Studies clean and preprocessing
The JSON Footnote 4 files were converted into an R data frame object. Non-Dutch tweets, retweets, and automated tweets (e.g., forecast-, advertisement-relatea, and traffic-related tweets) were removed. In addition, we excluded tweets based on three user-related criteria: (1) we removed tweets that belonged to the top 0.5 percentile of user activity because we considered them non-representative of the normal user population, such as users who created more than 2000 tweets within four weeks. (2) Tweets from users with early access to the 280 limit were removed. (3) Tweets from users who were not represented in both pre and post-CLC datasets were removed, this procedure ensured a consistent user sample over time (within-group design, Nusers = 109,661). All cleaning procedures and corresponding exclusion numbers are presented in Table 2.

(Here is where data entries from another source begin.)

@@ -78,8 +77,7 @@
     for (int q = 0; q < 8; ++q) {
         const int ox = oxb + q;
         if (ox >= p.Wo) break;
-        f32x4 r = acc[q] * sc + bi;
-        r.x = fminf(fmaxf(r.x, 0.f), 6.f); r.y = fminf(fmaxf(r.y, 0.f), 6.f); r.z = fminf(fmaxf(r.z, 0.f), 6.f); r.w = fminf(fmaxf(r.w, 0.f), 6.f);
+        const f32x4 r = stem_bn_relu6(acc[q], sc, bi);
         *reinterpret_cast<f32x4*>(p.out + (((size_t)n * p.Ho + oy) * p.Wo + ox) * p.ldo + g * 4) = r;
     }
 }
diff --git a/iip_uavsal_saliency_amd/csrc/plan.hip b/iip_uavsal_saliency_amd/csrc/plan.hip
--- a/iip_uavsal_saliency_amd/csrc/plan.hip
+++ b/iip_uavsal_saliency_amd/csrc/plan.hip
@@ -73,6 +73,8 @@
     int zs_first = -1, zs_last = -1, zs_xin = -1, zs_gemm = -1, zs_xout = -1;
     bool zs_on = false;
     int mode_seams = 0, mode_elided = 0, mode_kernels = 0;
+    int sp_stem = -1;
+    int mode_stem_pair = 0;
 };
 
 extern "C" uavsal_plan* uavsal_plan_create(void) { return new (std::nothrow) uavsal_plan(); }
@@ -260,7 +262,7 @@
         fr = cs == hipStreamCaptureStatusNone && !(a.group >= 0 && ((goff >> a.group) & 1u)) && !(b.group >= 0 && ((goff >> b.group) & 1u)) &&
              uavsal_conv_repeat_pair(&a.u.conv, &b.u.conv, p->fr_mod, p->fr_div) == 1;
     }
-    bool modes = repeat && (p->zs_on || !p->seam_next.empty());
+    bool modes = repeat && (p->zs_on || !p->seam_next.empty() || p->sp_stem >= 0);
     if (modes) {
         hipStreamCaptureStatus cs = hipStreamCaptureStatusNone;
         if (hipStreamIsCapturing((hipStream_t)stream, &cs) != hipSuccess) { (void)hipGetLastError(); cs = hipStreamCaptureStatusActive; }
@@ -271,7 +273,9 @@
     bool zs = modes && p->zs_on && p->zs_xin >= first && p->zs_xout < last && (p->zs_first < 0 || (p->zs_first >= first && p->zs_last < last)) &&
               !masked_out(p->zs_xin) && !masked_out(p->zs_gemm) && !masked_out(p->zs_xout);
     for (int i = p->zs_first; zs && i >= 0 && i <= p->zs_last; ++i) zs = !masked_out(i);
-    if (repeat && first == 0) p->mode_seams = p->mode_elided = p->mode_kernels = 0;
+    const bool sp = modes && p->sp_stem >= first && p->sp_stem + 1 < last && !masked_out(p->sp_stem) && !masked_out(p->sp_stem + 1) &&
+                    p->ops[p->sp_stem].lane == p->ops[p->sp_stem + 1].lane;
+    if (repeat && first == 0) p->mode_seams = p->mode_elided = p->mode_kernels = p->mode_stem_pair = 0;
     const bool lanes = p->lanes_on && first == 0 && last == n;
     const uint32_t off = masked ? p->groups_off : 0u;
     hipStream_t main_s = (hipStream_t)stream;
@@ -300,6 +304,14 @@
             ++*launched;
             continue;
         }
+        if (sp && i == p->sp_stem) {
+            e = uavsal_stem_fused_ir(&op.u.stem, &p->ops[i + 1].u.fir, s);
+            if (e) return e;
+            p->mode_stem_pair = 1; ++p->mode_kernels;
+            *launched += 2;
+            ++i;
+            continue;
+        }
         const bool seam = modes && i < (int)p->seam_next.size() && p->seam_next[i] == i + 1 && i + 1 < last && !masked_out(i + 1) &&
                           p->ops[i + 1].lane == op.lane;
         if (seam) {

New tweet messages was indeed transformed into ASCII security. URLs, line trips, tweet headers, display brands, and sources to help you monitor labels was indeed eliminated. URLs add to the profile amount when located inside the tweet. Although not, URLs don’t enhance the character count when they’re found at the termination of good tweet. To quit an excellent misrepresentation of the actual profile restrict one to profiles had to deal with, tweets which have URLs (yet not news URLs such as additional photographs otherwise films) had been omitted.

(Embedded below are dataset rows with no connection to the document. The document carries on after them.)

@@ -2149,14 +2178,26 @@
         } else {
 #pragma unroll
             for (int t = 0; t < 16; ++t) lm[t] = lp[t][REC_N * o];
-#pragma unroll
-            for (int q = 0; q < 8; ++q) fm[q] = lds_ld4(fpp[q] + REC_N * o);
+            lq0 = *lqs;
         }
         const float gam0 = gm0[o], gam1 = gm1[o];
         const float dgam = gam1 - gam0;
         PROF2(24);
         float g;
-        {
+        float hy0 = 0.f, hy1 = 0.f, hy2 = 0.f, hy3 = 0.f, hz1 = 0.f, hz2 = 0.f;
+        if (BLEND) {
+            const float w0 = wa[NI * o], w1 = wa[NI * o + 1], w2 = wb[NI * o], w3 = wb[NI * o + 1];
+            const float x1 = xa[9 * o], x2 = xb[9 * o], x3 = xc[9 * o];
+            hy0 = y0[0]; hy1 = y1[0]; hy2 = y2[0]; hy3 = y3[0]; hz1 = z1[GEO * o]; hz2 = z2[GEO * o];
+            const float wx = w0 - w1 - w2 + w3, wy = w0 + w1 - w2 - w3, ws = w0 + w1 + w2 + w3;
+            float gF = x1 * wx + x2 * wy - mu * x3 * ws;
+            gF += hy0 + dtc * fmaf(fsel, dgam, gam0) * (hy1 + hy2 * hz2 - hy3 * hz1);
+            const float fr = (float)((qmp[o] >> qq) & 1);
+            float gQ = w0 - w3;
+            gQ += fr * (1.f - fmaf(qsel, dgam, gam0)) * (x1 * hy1 + x2 * hy2 + x3 * hy3);
+            g = isF ? gF : gQ;
+            asm volatile("" : "+v"(hy0), "+v"(hy1), "+v"(hy2), "+v"(hy3), "+v"(hz1), "+v"(hz2));
+        } else {
             const float w0 = wp[NI * o], w1 = wp[NI * o + 1], w2 = wp[NI * o + 2], w3 = wp[NI * o + 3];
             const float wx = w0 - w1 - w2 + w3, wy = w0 + w1 - w2 - w3, ws = w0 + w1 + w2 + w3;
             float gF = rfp[9 * o] * wx + rfp[9 * o + 3] * wy - mu * rfp[9 * o + 6] * ws;
@@ -2172,6 +2213,10 @@
         float4 gv[4];
 #pragma unroll
         for (int t = 0; t < 4; ++t) gv[t] = lds_ld4(gbp + 4 * t);
+        if (!G) {
+#pragma unroll
+            for (int q = 0; q < 8; ++q) fm[q] = lds_ld4(fpp[q] + REC_N * o);
+        }
         float la, lc;
         {
             v2f lp = v2f{lm[0], lm[1]} * v2f{gv[0].x, gv[0].y}, lq = v2f{lm[2], lm[3]} * v2f{gv[0].z, gv[0].w};
@@ -2188,7 +2233,7 @@
         if (G) {
             if (tid < NU) { const RecRef<G> rec(c.Lf, N, k); const unsigned lo = wt_idx(15, tid); rec.st(lo, rec.ld(lo) + dl); }
         } else {
-            *lqs = *lqs + dl;
+            *lqs = lq0 + dl;
             lqs -= lqst;
         }
         wave_lds_sync();
@@ -2210,7 +2255,8 @@
         const float gamj = fmaf(hjsel, dgam, gam0);
         const float sj = fmaf(hposm, gamj - 1.f, 1.f);
         const float cg = fmaf(hcg1, gamj, hcg0);
-        const float hiv = sj * hvj[0] + hce * hve[0] + cg * (hv1[0] * hf2[GEO * o] - hv2[0] * hf1[GEO * o]) - sm;
+        const float hiv = !BLEND ? sj * hvj[0] + hce * hve[0] + cg * (hv1[0] * hf2[GEO * o] - hv2[0] * hf1[GEO * o]) - sm
+                            : sj * hy0 + hce * hy1 + cg * (hy2 * hz2 - hy3 * hz1) - sm;
         const float out = lom * (k > 0 ? Dm : 0.f) * sm + him * hiv;
         wave_lds_sync();
         *fps = out;
@@ -2224,8 +2270,18 @@
 #pragma unroll
             for (int q = 0; q < 8; ++q) fpp[q] -= REC_N * n;
         }
-        wp -= NI * n; wqp -= NI * n; rfp -= 9 * n; rqp -= 9 * n; rr1 -= GEO * n; rr2 -= GEO * n; hf1 -= GEO * n; hf2 -= GEO * n;
+        if (!BLEND) { wp -= NI * n; wqp -= NI * n; rfp -= 9 * n; rqp -= 9 * n; rr1 -= GEO * n; rr2 -= GEO * n; hf1 -= GEO * n; hf2 -= GEO * n; }
+        else { wa -= NI * n; wb -= NI * n; xa -= 9 * n; xb -= 9 * n; xc -= 9 * n; z1 -= GEO * n; z2 -= GEO * n; }
         gm0 -= n; gm1 -= n; qmp -= n;
+        if (!G) {
+#pragma unroll
+            for (int t = 0; t < 16; ++t) asm volatile("" : "+v"(lp[t]));
+#pragma unroll
+            for (int q = 0; q < 8; ++q) asm volatile("" : "+v"(fpp[q]));
+            if (BLEND) asm volatile("" : "+v"(wa), "+v"(wb), "+v"(xa), "+v"(xb), "+v"(xc), "+v"(z1), "+v"(z2));
+            else asm volatile("" : "+v"(wp), "+v"(wqp), "+v"(rfp), "+v"(rqp), "+v"(rr1), "+v"(rr2), "+v"(hf1), "+v"(hf2));
+            asm volatile("" : "+v"(gm0), "+v"(gm1), "+v"(qmp));
+        }
     };
     int k = N - 1;
 #pragma unroll 1
@@ -2233,12 +2289,22 @@
         stage(0, k);
         bump(1);
     }
+    if (G) {
 #pragma unroll 1
-    for (; k >= UNR - 1; k -= UNR) {
+        for (; k >= UNR - 1; k -= UNR) {
+            bump(UNR - 1);
+#pragma unroll
+            for (int i = 0; i < UNR; ++i) stage(UNR - 1 - i, k - i);
+            bump(1);
+        }
+    } else {
         bump(UNR - 1);
-#pragma unroll
-        for (int i = 0; i < UNR; ++i) stage(UNR - 1 - i, k - i);
-        bump(1);
+#pragma unroll 1
+        for (; k >= UNR - 1; k -= UNR) {
+#pragma unroll
+            for (int i = 0; i < UNR; ++i) stage(UNR - 1 - i, k - i);
+            bump(UNR);
+        }
     }
 }
 template <int UNR, bool G>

Token and you will bigram studies
The new Roentgen bundle Footnote 5 ‘quanteda’ was utilized in order to tokenize new tweet messages for the tokens (we.e., remote terms, punctuation s. As well, token-frequency-matrices had been calculated which have: the fresh frequency pre-CLC [f(token pre)], new relative volume pre-CLC[P (token pre)], the newest volume article-CLC [f(token blog post)], the brand new relative regularity blog post-CLC and you will T-score. The T-attempt is a lot like a simple T-fact and works out the new analytical difference in means (we.e., new cousin keyword frequencies). Bad T-score suggest a fairly high occurrence out of an effective token pre-CLC, while confident T-ratings imply a relatively high thickness of a beneficial token blog post-CLC. The T-rating formula utilized in the research is actually displayed once the Eq. (1) and you will (2). Letter is the final number off tokens per dataset (i.e., before and after-CLC). So it equation will be based upon the method to possess linguistic computations by Chapel ainsi que al. (1991; Tjong Kim Done, 2011).

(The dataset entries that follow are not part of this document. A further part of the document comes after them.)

## Files before the change

include/neus2_hip.h:

```cpp
#ifndef NEUS2_HIP_H
#define NEUS2_HIP_H

#include <stdint.h>

#ifdef __cplusplus
extern "C" {
#endif

typedef struct NeusTestbed NeusTestbed;

typedef struct NeusNetworkConfig {
	uint32_t n_levels;
	uint32_t n_features_per_level;
	uint32_t log2_hashmap_size;
	uint32_t base_resolution;
	float per_level_scale;
	float top_resolution;
	float valid_level_scale;
	float base_valid_level_scale;
	uint32_t base_training_step;
	uint32_t n_neurons;
	uint32_t n_density_hidden;
	uint32_t n_rgb_hidden;
	float learning_rate, beta1, beta2, epsilon, l2_reg;
// ... 135 lines not shown
	float background_color[3];
	int32_t color_space;
	int32_t linear_colors;
	float cone_angle_constant;
	float near_distance;
	float depth_supervision_lambda;
} NeusTrainingOptions;
int neus_testbed_get_training_options(NeusTestbed* tb, NeusTrainingOptions* out);
typedef struct NeusOptimizerState {
	uint32_t n_params;
	uint32_t current_step;
	float learning_rate;
	float learning_rate_factor;
} NeusOptimizerState;
int neus_testbed_get_optimizer_state(NeusTestbed* tb, NeusOptimizerState* st, float* m1, float* m2, uint32_t* steps, uint16_t* ema_half);
int neus_testbed_set_optimizer_state(NeusTestbed* tb, const NeusOptimizerState* st, const float* m1, const float* m2, const uint32_t* steps,
                                     const uint16_t* ema_half);
int neus_testbed_set_training_options(NeusTestbed* tb, const NeusTrainingOptions* opts);
int neus_testbed_set_progressive_inference(NeusTestbed* tb, int mode, const uint32_t* chunk_ends, uint32_t n_ends);
int neus_testbed_ray_counts(NeusTestbed* tb, uint32_t n, uint32_t* nreq, uint32_t* ccount, uint32_t* numsteps );
int neus_debug_time_kernel(NeusTestbed* tb, int kernel, int variant, int iters, float* ms_out);
int neus_testbed_time_kernel(NeusTestbed* tb, int kernel, int iters, float* ms_out, uint32_t* units_out);
int neus_debug_march_stats(NeusTestbed* tb, uint32_t n, uint32_t* out);
int neus_debug_march_profile(NeusTestbed* tb, unsigned long long* out, uint32_t max_waves, uint32_t* n_waves);
int neus_debug_scatter_stats(NeusTestbed* tb, uint64_t* records_per_level, uint32_t* max_region);
int neus_debug_scatter_parts(NeusTestbed* tb, uint32_t* parts_per_level );
int neus_debug_grid_scatter(NeusTestbed* tb, void* hip_stream, uint32_t n_cap, const uint32_t* n_valid, const float* coords,
                            uint32_t coord_stride, uint32_t valid_level, const void* dLdenc, const void* genc, const float* v,
                            float* grid_grad_out);
int neus_debug_mlp_train(NeusTestbed* tb, void* hip_stream, uint32_t n, const float* coords, const uint16_t* enc, const float* dydx,
                         const uint16_t* dL_dout, uint32_t indeed_batch_size, float* grads_out, float* dpos, uint16_t* genc_out,
                         uint16_t* dLdenc_out, uint16_t* d1_delta_out, float* v_out);
int neus_debug_exclusive_scan(void* hip_stream, const uint32_t* in, uint32_t* out, uint32_t n, int reps, uint32_t* failures);
int neus_debug_scan_giveup(void* hip_stream, const uint32_t* in, uint32_t* out, uint32_t n, uint32_t* failures);
int neus_debug_inject_health(NeusTestbed* tb, uint32_t flags);
int neus_debug_set_lds_fill(NeusTestbed* tb, uint32_t pattern);
int neus_debug_set_lds_fill_all(NeusTestbed* tb, uint32_t pattern);
int neus_debug_set_xcd_shift(NeusTestbed* tb, uint32_t n_blocks);
int neus_debug_set_grid_generic(uint32_t on);
int neus_debug_get_batch(NeusTestbed* tb, float* coords_out, uint16_t* dl_dout_out, float* loss_out);
int neus_debug_denorm_probe(int device, uint32_t n, uint32_t launches, uint64_t* stats);
int neus_debug_get_buffer(NeusTestbed* tb, int id, uint64_t offset, uint64_t nbytes, void* host);
int neus_debug_replay_loss_grad(NeusTestbed* tb, uint16_t* dl_dout_out);
int neus_debug_sample_rays_round0(NeusTestbed* tb, void* stream, uint32_t n_rays, uint32_t n_rays_total, uint64_t rng_state, uint64_t rng_inc,
                                  uint32_t max_samples, const uint8_t* bitfield, float* rays, uint32_t* numsteps, float* coords,
                                  uint32_t* counters_out, uint32_t chunk_end, uint32_t* list, uint32_t* list_len, uint32_t lds_fill);
int neus_testbed_stream(NeusTestbed* tb, void** hip_stream);
int neus_testbed_synchronize(NeusTestbed* tb);
#define NEUS_N_PHASES 10
int neus_testbed_set_profiling(NeusTestbed* tb, int on);
int neus_testbed_kernel_times(NeusTestbed* tb, float* ms_out );
int neus_testbed_set_infer_timing(NeusTestbed* tb, int on);
int neus_testbed_infer_timing(NeusTestbed* tb, double* ms_total, uint64_t* launches, uint64_t* steps);
int neus_testbed_set_exchange_timing(NeusTestbed* tb, int on);
int neus_testbed_exchange_timing(NeusTestbed* tb, double* exposed_ms_total, double* span_ms_total, uint64_t* steps);
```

Part-of-address (POS) studies
Brand new Roentgen package Footnote 6 ‘openNLP’ was applied to help you classify and amount POS kinds on the tweets (we.e., adjectives, adverbs, articles, conjunctives, interjections, nouns, numeral, prepositions, pronouns, punctuation, verbs, and you can miscellaneous). The brand new POS tagger works playing with a maximum entropy (maxent) likelihood design so you’re able to expect the fresh POS category considering contextual keeps (Ratnaparkhi, 1996). Brand new Dutch maxent design used in brand new POS classification is trained on the CoNLL-X Alpino Dutch Treebank study (Buchholz and you will ). New openNLP POS model could have been said which have a precision get regarding 87.3% when used for English social media study (Horsmann ainsi que al., 2015). An enthusiastic ostensible limitation of one’s current research is the reliability out-of this new POS tagger. not, comparable analyses was indeed did for both pre-CLC and you can post-CLC datasets, meaning the precision of POS tagger would be consistent more than both datasets. Ergo, we guess there are no systematic confounds.